#### [Problem]
The expected output is a copy of every line in the records with the string "AttnStepArgsT".

#### [Materials provided]
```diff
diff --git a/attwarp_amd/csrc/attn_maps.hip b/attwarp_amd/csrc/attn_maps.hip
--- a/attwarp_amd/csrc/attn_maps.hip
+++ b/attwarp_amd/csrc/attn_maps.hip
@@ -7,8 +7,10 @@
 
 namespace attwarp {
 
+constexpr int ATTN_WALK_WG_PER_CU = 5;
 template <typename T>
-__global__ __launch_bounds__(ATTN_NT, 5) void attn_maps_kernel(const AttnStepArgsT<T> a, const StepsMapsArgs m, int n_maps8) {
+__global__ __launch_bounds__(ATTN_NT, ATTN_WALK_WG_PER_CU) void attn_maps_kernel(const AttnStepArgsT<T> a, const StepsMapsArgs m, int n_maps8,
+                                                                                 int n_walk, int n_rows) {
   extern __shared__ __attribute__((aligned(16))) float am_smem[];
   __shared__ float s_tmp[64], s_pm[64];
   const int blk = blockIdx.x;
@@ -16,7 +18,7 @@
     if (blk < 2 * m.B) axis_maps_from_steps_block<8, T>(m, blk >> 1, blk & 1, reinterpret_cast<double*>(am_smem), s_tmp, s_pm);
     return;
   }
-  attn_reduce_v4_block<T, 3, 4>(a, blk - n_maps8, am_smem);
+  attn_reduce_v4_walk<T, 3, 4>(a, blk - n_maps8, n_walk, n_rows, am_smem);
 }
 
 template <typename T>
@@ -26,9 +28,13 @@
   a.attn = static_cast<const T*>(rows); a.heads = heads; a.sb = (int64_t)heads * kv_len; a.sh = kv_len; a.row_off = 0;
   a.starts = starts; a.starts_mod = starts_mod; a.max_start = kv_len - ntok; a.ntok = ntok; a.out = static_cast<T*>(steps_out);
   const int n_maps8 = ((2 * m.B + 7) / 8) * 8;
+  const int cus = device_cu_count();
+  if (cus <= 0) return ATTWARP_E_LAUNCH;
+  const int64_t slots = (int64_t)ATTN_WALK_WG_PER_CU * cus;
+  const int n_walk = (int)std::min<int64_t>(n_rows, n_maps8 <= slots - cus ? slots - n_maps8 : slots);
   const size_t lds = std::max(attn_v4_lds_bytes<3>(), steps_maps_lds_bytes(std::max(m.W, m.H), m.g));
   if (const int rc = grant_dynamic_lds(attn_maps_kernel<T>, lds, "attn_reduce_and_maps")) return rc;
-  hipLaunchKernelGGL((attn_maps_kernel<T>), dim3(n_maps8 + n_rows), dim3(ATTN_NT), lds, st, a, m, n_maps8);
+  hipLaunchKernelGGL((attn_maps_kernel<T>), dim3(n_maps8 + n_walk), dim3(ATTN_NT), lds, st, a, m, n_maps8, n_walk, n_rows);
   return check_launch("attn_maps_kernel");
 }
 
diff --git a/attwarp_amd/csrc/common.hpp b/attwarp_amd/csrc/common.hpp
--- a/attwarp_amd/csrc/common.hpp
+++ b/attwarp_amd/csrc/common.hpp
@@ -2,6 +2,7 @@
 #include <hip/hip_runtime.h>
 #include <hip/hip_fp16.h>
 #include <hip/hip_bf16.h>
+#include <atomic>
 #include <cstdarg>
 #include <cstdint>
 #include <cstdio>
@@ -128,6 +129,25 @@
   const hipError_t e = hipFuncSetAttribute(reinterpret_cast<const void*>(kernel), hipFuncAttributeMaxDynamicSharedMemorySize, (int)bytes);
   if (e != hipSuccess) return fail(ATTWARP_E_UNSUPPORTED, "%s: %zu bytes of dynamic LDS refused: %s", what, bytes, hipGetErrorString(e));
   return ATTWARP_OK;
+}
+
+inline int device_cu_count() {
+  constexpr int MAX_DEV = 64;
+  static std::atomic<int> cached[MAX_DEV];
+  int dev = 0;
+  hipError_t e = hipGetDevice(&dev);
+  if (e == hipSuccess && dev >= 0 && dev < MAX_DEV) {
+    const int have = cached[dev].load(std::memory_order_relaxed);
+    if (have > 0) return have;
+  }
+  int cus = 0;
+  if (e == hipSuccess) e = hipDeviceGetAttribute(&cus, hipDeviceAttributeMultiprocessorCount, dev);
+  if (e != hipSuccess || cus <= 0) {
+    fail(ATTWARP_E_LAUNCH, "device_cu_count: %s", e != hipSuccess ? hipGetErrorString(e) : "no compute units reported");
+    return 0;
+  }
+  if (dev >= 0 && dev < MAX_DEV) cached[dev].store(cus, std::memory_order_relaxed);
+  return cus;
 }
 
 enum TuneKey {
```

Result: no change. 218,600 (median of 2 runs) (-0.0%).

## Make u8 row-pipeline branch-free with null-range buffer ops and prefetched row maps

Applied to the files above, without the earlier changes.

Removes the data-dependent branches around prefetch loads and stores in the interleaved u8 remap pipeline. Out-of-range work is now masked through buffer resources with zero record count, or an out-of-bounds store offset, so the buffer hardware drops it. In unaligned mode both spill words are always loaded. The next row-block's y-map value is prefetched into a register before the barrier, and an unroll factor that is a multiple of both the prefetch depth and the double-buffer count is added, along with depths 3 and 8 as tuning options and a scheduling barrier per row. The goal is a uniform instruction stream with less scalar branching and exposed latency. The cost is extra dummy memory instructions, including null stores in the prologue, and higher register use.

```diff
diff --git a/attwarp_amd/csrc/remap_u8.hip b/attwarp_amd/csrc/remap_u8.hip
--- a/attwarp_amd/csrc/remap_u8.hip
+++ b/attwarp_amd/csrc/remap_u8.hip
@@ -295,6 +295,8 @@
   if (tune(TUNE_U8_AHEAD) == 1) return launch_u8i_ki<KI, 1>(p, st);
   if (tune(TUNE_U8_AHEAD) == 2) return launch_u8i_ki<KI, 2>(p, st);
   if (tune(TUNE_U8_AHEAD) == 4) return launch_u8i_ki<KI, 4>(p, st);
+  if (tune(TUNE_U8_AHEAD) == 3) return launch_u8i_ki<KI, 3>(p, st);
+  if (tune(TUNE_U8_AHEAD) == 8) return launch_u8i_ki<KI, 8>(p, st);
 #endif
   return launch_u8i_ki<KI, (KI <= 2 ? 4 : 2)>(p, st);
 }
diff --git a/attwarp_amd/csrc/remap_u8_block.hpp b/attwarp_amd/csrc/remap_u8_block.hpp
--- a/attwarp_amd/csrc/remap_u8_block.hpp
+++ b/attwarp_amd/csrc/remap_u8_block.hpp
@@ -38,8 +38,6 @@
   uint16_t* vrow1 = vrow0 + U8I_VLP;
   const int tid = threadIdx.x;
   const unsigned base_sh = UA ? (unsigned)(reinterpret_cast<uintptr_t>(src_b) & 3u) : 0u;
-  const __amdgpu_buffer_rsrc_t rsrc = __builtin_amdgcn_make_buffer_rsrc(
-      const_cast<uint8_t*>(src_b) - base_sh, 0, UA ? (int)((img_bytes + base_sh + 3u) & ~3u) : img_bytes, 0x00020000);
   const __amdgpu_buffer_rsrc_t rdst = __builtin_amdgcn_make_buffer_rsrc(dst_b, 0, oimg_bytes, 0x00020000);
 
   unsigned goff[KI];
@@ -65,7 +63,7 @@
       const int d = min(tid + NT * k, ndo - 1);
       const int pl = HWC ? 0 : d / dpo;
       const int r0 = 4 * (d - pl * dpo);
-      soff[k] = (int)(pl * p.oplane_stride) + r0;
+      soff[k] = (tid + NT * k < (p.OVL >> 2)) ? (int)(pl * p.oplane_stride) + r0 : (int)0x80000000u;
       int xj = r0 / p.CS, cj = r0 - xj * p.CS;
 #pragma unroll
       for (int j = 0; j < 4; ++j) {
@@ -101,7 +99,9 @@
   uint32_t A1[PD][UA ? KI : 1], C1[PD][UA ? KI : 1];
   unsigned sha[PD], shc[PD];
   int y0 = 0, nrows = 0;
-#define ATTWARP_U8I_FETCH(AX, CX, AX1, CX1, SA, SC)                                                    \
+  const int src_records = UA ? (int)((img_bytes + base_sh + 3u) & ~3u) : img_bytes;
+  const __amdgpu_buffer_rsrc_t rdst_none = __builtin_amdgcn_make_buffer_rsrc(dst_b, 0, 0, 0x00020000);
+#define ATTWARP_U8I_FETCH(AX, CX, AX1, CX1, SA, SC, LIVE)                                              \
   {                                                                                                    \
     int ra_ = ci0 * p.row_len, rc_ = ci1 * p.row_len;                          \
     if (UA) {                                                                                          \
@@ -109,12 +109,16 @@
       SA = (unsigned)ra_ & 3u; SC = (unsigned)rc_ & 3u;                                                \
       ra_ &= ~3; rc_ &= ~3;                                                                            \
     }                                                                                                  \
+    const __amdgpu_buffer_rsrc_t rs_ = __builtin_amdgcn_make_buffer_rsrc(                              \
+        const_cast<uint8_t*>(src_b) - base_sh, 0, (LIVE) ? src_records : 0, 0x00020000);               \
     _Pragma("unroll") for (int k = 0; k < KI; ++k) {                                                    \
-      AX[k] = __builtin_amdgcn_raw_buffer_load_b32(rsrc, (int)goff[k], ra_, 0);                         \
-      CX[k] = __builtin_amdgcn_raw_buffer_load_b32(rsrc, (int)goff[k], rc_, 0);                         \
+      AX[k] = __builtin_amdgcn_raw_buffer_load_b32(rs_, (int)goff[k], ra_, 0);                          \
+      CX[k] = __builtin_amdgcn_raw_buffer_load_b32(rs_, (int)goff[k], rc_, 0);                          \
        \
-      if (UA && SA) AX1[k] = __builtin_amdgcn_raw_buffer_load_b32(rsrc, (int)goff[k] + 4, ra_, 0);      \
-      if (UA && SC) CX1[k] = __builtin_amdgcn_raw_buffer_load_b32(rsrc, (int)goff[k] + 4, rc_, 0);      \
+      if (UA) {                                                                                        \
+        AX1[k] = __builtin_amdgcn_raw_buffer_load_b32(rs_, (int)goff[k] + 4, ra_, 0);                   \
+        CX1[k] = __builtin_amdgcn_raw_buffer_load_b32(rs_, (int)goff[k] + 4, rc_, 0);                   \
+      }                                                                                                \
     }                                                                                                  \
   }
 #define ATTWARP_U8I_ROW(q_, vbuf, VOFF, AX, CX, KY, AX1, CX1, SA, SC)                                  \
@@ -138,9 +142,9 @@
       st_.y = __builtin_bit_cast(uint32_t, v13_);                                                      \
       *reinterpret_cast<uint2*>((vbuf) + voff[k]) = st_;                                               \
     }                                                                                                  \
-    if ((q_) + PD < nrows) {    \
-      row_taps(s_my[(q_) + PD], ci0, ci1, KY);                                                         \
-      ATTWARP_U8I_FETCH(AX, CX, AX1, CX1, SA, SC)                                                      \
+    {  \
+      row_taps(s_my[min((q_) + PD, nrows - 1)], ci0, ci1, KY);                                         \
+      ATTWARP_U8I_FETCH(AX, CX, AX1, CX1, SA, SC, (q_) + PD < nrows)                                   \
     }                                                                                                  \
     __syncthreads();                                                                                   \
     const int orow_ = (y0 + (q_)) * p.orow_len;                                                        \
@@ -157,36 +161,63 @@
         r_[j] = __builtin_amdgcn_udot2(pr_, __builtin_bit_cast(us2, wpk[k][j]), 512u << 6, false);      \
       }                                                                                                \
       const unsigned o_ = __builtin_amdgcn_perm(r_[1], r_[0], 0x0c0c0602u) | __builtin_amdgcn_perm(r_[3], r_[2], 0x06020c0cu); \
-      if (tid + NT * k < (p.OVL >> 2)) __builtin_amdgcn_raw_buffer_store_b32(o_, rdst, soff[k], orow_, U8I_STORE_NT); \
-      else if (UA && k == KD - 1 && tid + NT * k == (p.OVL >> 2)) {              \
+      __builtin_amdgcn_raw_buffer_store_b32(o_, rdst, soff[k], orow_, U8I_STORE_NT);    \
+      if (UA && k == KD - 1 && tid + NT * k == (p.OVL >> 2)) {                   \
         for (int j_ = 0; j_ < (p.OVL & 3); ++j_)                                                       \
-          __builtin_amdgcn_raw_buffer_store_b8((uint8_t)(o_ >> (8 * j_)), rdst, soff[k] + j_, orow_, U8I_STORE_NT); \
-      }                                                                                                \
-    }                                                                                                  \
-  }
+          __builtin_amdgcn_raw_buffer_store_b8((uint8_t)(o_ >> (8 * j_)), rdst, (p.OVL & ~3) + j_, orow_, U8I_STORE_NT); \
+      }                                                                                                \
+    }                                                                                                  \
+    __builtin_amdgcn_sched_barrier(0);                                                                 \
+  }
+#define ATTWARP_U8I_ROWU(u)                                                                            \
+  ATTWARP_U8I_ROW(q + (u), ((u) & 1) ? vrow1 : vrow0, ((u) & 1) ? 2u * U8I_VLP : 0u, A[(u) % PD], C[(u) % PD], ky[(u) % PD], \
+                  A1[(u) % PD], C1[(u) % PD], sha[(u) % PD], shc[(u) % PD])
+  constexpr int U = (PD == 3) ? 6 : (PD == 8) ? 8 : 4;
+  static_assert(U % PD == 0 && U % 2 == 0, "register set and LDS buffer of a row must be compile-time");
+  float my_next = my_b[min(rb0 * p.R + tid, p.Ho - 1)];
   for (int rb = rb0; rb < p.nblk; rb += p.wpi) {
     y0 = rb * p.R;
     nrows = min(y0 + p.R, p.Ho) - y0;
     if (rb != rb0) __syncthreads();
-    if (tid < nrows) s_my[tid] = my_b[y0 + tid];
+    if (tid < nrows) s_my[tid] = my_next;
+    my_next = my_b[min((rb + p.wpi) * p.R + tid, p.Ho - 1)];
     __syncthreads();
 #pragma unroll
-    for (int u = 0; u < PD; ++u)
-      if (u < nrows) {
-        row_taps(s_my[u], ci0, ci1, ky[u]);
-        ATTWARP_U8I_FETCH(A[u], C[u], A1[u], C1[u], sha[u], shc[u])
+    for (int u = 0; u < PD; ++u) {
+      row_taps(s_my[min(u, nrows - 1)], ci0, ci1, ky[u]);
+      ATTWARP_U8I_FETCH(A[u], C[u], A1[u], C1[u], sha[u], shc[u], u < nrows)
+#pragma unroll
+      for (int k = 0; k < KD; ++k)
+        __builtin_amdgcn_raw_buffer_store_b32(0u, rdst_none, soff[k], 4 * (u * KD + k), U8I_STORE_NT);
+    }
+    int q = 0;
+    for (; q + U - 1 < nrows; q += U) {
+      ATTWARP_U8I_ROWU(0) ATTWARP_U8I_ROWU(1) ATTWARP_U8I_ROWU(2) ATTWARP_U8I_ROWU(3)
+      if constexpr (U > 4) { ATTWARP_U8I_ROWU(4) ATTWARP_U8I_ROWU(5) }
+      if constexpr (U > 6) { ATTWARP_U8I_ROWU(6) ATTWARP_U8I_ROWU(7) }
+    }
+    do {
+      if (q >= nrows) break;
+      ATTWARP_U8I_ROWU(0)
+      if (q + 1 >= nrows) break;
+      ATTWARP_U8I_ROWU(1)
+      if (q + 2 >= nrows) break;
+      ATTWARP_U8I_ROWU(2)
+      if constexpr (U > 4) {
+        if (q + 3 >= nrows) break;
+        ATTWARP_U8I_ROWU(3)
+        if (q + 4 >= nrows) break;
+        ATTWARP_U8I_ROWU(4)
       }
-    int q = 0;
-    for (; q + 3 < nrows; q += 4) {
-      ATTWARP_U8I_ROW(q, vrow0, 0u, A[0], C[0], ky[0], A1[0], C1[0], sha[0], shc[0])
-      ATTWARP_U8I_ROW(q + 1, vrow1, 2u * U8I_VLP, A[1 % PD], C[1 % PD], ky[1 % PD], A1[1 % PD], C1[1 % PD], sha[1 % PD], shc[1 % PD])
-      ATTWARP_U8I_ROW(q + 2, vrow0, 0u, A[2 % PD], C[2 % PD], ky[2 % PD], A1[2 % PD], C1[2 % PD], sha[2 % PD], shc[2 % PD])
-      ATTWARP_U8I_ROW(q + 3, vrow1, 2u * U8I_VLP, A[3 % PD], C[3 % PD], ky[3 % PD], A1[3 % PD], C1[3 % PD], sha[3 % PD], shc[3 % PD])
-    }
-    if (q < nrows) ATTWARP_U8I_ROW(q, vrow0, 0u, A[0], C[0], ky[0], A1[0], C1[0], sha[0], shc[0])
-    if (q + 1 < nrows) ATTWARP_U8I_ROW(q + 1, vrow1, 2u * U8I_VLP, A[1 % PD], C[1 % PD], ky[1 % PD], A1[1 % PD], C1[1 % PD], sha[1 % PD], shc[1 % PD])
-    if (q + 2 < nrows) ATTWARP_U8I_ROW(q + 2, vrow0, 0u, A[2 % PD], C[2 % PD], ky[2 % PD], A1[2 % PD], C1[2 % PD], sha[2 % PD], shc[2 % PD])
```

#### [Response for this exercise]
-__global__ __launch_bounds__(ATTN_NT, 5) void attn_maps_kernel(const AttnStepArgsT<T> a, const StepsMapsArgs m, int n_maps8) {
+__global__ __launch_bounds__(ATTN_NT, ATTN_WALK_WG_PER_CU) void attn_maps_kernel(const AttnStepArgsT<T> a, const StepsMapsArgs m, int n_maps8,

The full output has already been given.